# we got a new fly fisher here!!!



## Fishaholic69 (Apr 6, 2007)

my cousin "steelinatrout" and his wife had a lil boy today! we got to get a fly rod in his hands asap! heres a pic of steelin and his lil boy. can't wait to teach him how to fish! he weighed in at 8 pounds 12 ounces and 21 inches long. or as steelin says bigger than any fish we catch lmao.


----------



## Flyfish Dog (Nov 6, 2007)

Congrats!!


----------



## Fishaholic69 (Apr 6, 2007)

thanks man I will tell steelin when I see him next.


----------



## Janus (Jul 26, 2006)

Tell him I said Congratulations!!. I think they make a -4 wt. now.


----------



## kruggy1 (Feb 6, 2008)

Awesome!! A new generation to the outdoors,tell them congrats from me.
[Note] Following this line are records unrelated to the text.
template <int SP, bool HAS_PREV, int NF, int NX>
__global__ __launch_bounds__(256) void stage_trans_quad_kernel(const float* __restrict__ Ppool, size_t pack_stride,
                                                               RifeTasks tasks, const float* __restrict__ T,
                                                               float* __restrict__ F, float* __restrict__ Xo, int Hp,
                                                               int Wp, int tiles_x, int xcd_per, int n_tiles) {
    static_assert(SP == 2 || SP == 4 || SP == 8, "quad transition: block scales 4->2, 8->4, 16->8");
    const int bid = xcd_per > 0 ? ((int)blockIdx.x & 7) * xcd_per + ((int)blockIdx.x >> 3) : (int)blockIdx.x;
    if (bid >= n_tiles || (xcd_per > 0 && ((int)blockIdx.x >> 3) >= xcd_per)) return;
    static_assert(NX == 0 || (NX == 8 && NF == 1), "carried block features: arch 4.26 only");
    constexpr int SI = 2 * SP;
    constexpr int OFF = SP / 2 - 1;
    constexpr int NV = 5 + NX;
    const int Hs = Hp / SP, Ws = Wp / SP, Hi = Hp / SI, Wi = Wp / SI;
    const int b = blockIdx.y;
    const int tile_y = bid / tiles_x, tile_x = bid - tile_y * tiles_x;
    const int lane = threadIdx.x & 63, wave = threadIdx.x >> 6, ql = lane & 3;
    const float* Tb = T + (size_t)b * Hi * Wi * (NX ? 16 : 8);
    const float rs = 1.0f / (float)SI, fs = (float)SI;
    const int xl = tile_x * 16 + (lane >> 2), yl = tile_y * 4 + wave;
    const int X = xl * SP + OFF + (ql & 1), Y = yl * SP + OFF + (ql >> 1);
    const bool cell_ok = xl < Ws && yl < Hs;
    float v[NV];
    if constexpr (SP == 2) {
        if (!cell_ok) return;
        t_upsample_quad<NX, true>(Tb, Hi, Wi, rs, Y, X, ql, v);
        const size_t pb = (size_t)b * Hp * Wp + (size_t)Y * Wp + X;
        float4 f = make_float4(v[0] * fs, v[1] * fs, v[2] * fs, v[3] * fs);
        if (HAS_PREV) {
            const float4 o = ((const float4*)F)[pb];
            f = make_float4(o.x + f.x, o.y + f.y, o.z + f.z, o.w + f.w);
        }
        ((float4*)F)[pb] = f;
        v[0] = f.x; v[1] = f.y; v[2] = f.z; v[3] = f.w;
    } else {
        __shared__ float centre[NV][256];
#pragma unroll
        for (int p = 0; p < SP; ++p) {
            constexpr int NH = SP / 4;
#pragma unroll
            for (int h = 0; h < NH; ++h) {
                const int col = h * 64 + lane;
                const int Yp = yl * SP + p, Xp = tile_x * 16 * SP + col;
                if (Xp < Wp && Yp < Hp) {
                    const bool crow = p == OFF || p == OFF + 1;
                    float u[NV];
                    if (crow) t_upsample_quad<NX, true>(Tb, Hi, Wi, rs, Yp, Xp, ql, u);
                    else t_upsample_quad<NX, false>(Tb, Hi, Wi, rs, Yp, Xp, ql, u);
                    const size_t pb = (size_t)b * Hp * Wp + (size_t)Yp * Wp + Xp;
                    float4 fp = make_float4(u[0] * fs, u[1] * fs, u[2] * fs, u[3] * fs);
                    if (HAS_PREV) {
                        const float4 o = ((const float4*)F)[pb];
                        fp = make_float4(o.x + fp.x, o.y + fp.y, o.z + fp.z, o.w + fp.w);
                    }
                    ((float4*)F)[pb] = fp;
                    const int ix = col & (SP - 1);
                    if (crow && (ix == OFF || ix == OFF + 1)) {
                        const int dst = wave * 64 + (col / SP) * 4 + (ix - OFF) + ((p - OFF) << 1);
                        centre[0][dst] = fp.x; centre[1][dst] = fp.y; centre[2][dst] = fp.z; centre[3][dst] = fp.w;
#pragma unroll
                        for (int j = 4; j < NV; ++j) centre[j][dst] = u[j];
                    }
                }
            }
        }
        __syncthreads();
// ... 13 lines not shown
        const Tap4 t1 = warp_taps(g, X, Y, v[2], v[3]);
        float4 a_lo, b_lo, a_hi[NF], b_hi[NF];
        sample_pack<NF>(P0, hi_off, t0, a_lo, a_hi);
        sample_pack<NF>(P1, hi_off, t1, b_lo, b_hi);
        cat_inputs<NF>(r, a_lo, b_lo, a_hi, b_hi, tasks.t[b]);
#pragma unroll
        for (int j = 4; j < NV; ++j) r[3 + 8 * NF + j] = v[j];
        r[NC - 4] = v[0]; r[NC - 3] = v[1]; r[NC - 2] = v[2]; r[NC - 1] = v[3];
    }
#pragma unroll
    for (int c = 0; c < NC; ++c) {
        const float row = __fadd_rn(0.5f * r[c], 0.5f * quad_f<0xB1>(r[c]));
        r[c] = __fadd_rn(0.5f * row, 0.5f * quad_f<0x4E>(row));
    }
#pragma unroll
    for (int c = NC; c < NR; ++c) r[c] = 0.f;
    const float inv_s = 1.0f / (float)SP;
#pragma unroll
    for (int c = NC - 4; c < NC; ++c) r[c] = r[c] * inv_s;
    float4* op = (float4*)Xo + (size_t)b * (NR / 4) * Hs * Ws + (size_t)yl * Ws + xl;
#pragma unroll
    for (int base = 0; base < NR / 4; base += 4) {
        float4 val = make_float4(r[4 * base], r[4 * base + 1], r[4 * base + 2], r[4 * base + 3]);
#pragma unroll
        for (int j = 1; j < 4; ++j)
            if (base + j < NR / 4 && ql == j)
                val = make_float4(r[4 * (base + j)], r[4 * (base + j) + 1], r[4 * (base + j) + 2], r[4 * (base + j) + 3]);
        if (base + ql < NR / 4) op[(size_t)(base + ql) * Hs * Ws] = val;
    }
}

I also got a baby girl do the end of next month.


----------



## ohiotuber (Apr 15, 2004)

Congrats!...Does that fine looking young man have a name?? He'll be fishin' before you know it.

K1...Keep us posted! Those little ladies are really special.
Mike


----------



## Fishaholic69 (Apr 6, 2007)

his name is riley. hopefully he takes up fly fishing like we do. guess we got about 5 years or so till we find out. kruggy good luck on your lil girl. steelin should be back on here in a couple days.


----------



## ohiotuber (Apr 15, 2004)

FA69,
Five years?...Try 2 1/2!! While I was working on Tori's spincast, she picked up my 3wt & fell in love with it.....I hope to have a short one built for her this year.




























Mike


----------



## Fishaholic69 (Apr 6, 2007)

you just made my day tube!! thats even better! I remember fishing really young. 4 or 5 maybe it was even earlier? always the push button reel and red and white bobber! I wish i discovered fly fishing then instead of just this last spring! wasted (well lets not call it a waste) 22 or more years fishing regular seeing as I turned 26 on the 1st!!


----------



## ohiotuber (Apr 15, 2004)

Crazy part is that she even strips line in....she learned that & fly casting just by watching the old guy! I never fished when I took her, but that day (1st pic is her 1st fly cast), she told me "Grandpa, you need to fish too". The rest is the beginning of her addiction. She seldom used the spincast after that 1st day with a fly rod. BTW, that gill was less than 1/2" under a Fish Ohio! She'll earn her 1st pin this Spring.
Color me PROUD!!!
Mike


----------



## Fishaholic69 (Apr 6, 2007)

can't wait to tell steelin! haha. he will be excited to hear the news! not that hes not excited enough as is lol.


----------



## Flyfish Dog (Nov 6, 2007)

Ohiotuber! Big Thumbs Up!! That is a nice looking pond is it private?
I ve got a little Diamondglass 2wt 5 ft. with a J. A. Forbes 2 inch Avon reel on it. This is fun to catch bluegills on it also.


----------



## ohiotuber (Apr 15, 2004)

FFDog,
Yep, both ponds pictured are private. The bad part is that the pond in the first 2 pics has been sold & I am HOPING I can retain permission to fish there. It is literally packed with 9-10" gills! Gills that size on 2 & 3 wts are great fun!
A buddy of mine built a 6'6" 2 wt for me last year & looks like Tori may be using that one some this year.
Mike


----------



## Flyfish Dog (Nov 6, 2007)

Well gooodluck got to talk to new owner and chat with them maybe they be nice allow you permission. Although they look nice , I have small reservoir across town down here that is loaded with huge bluegills. Last year I caught over 600 bluegills all on the fly rod to. Average size were 9 inches biggest being 11 1/2 inch. Water is clear also. Probably my favorite as for pound to pound those bluegills will battle like nothing else in weight class.


----------



## Fishaholic69 (Apr 6, 2007)

gotta love the gills! they are one of my favorites to catch on the fly!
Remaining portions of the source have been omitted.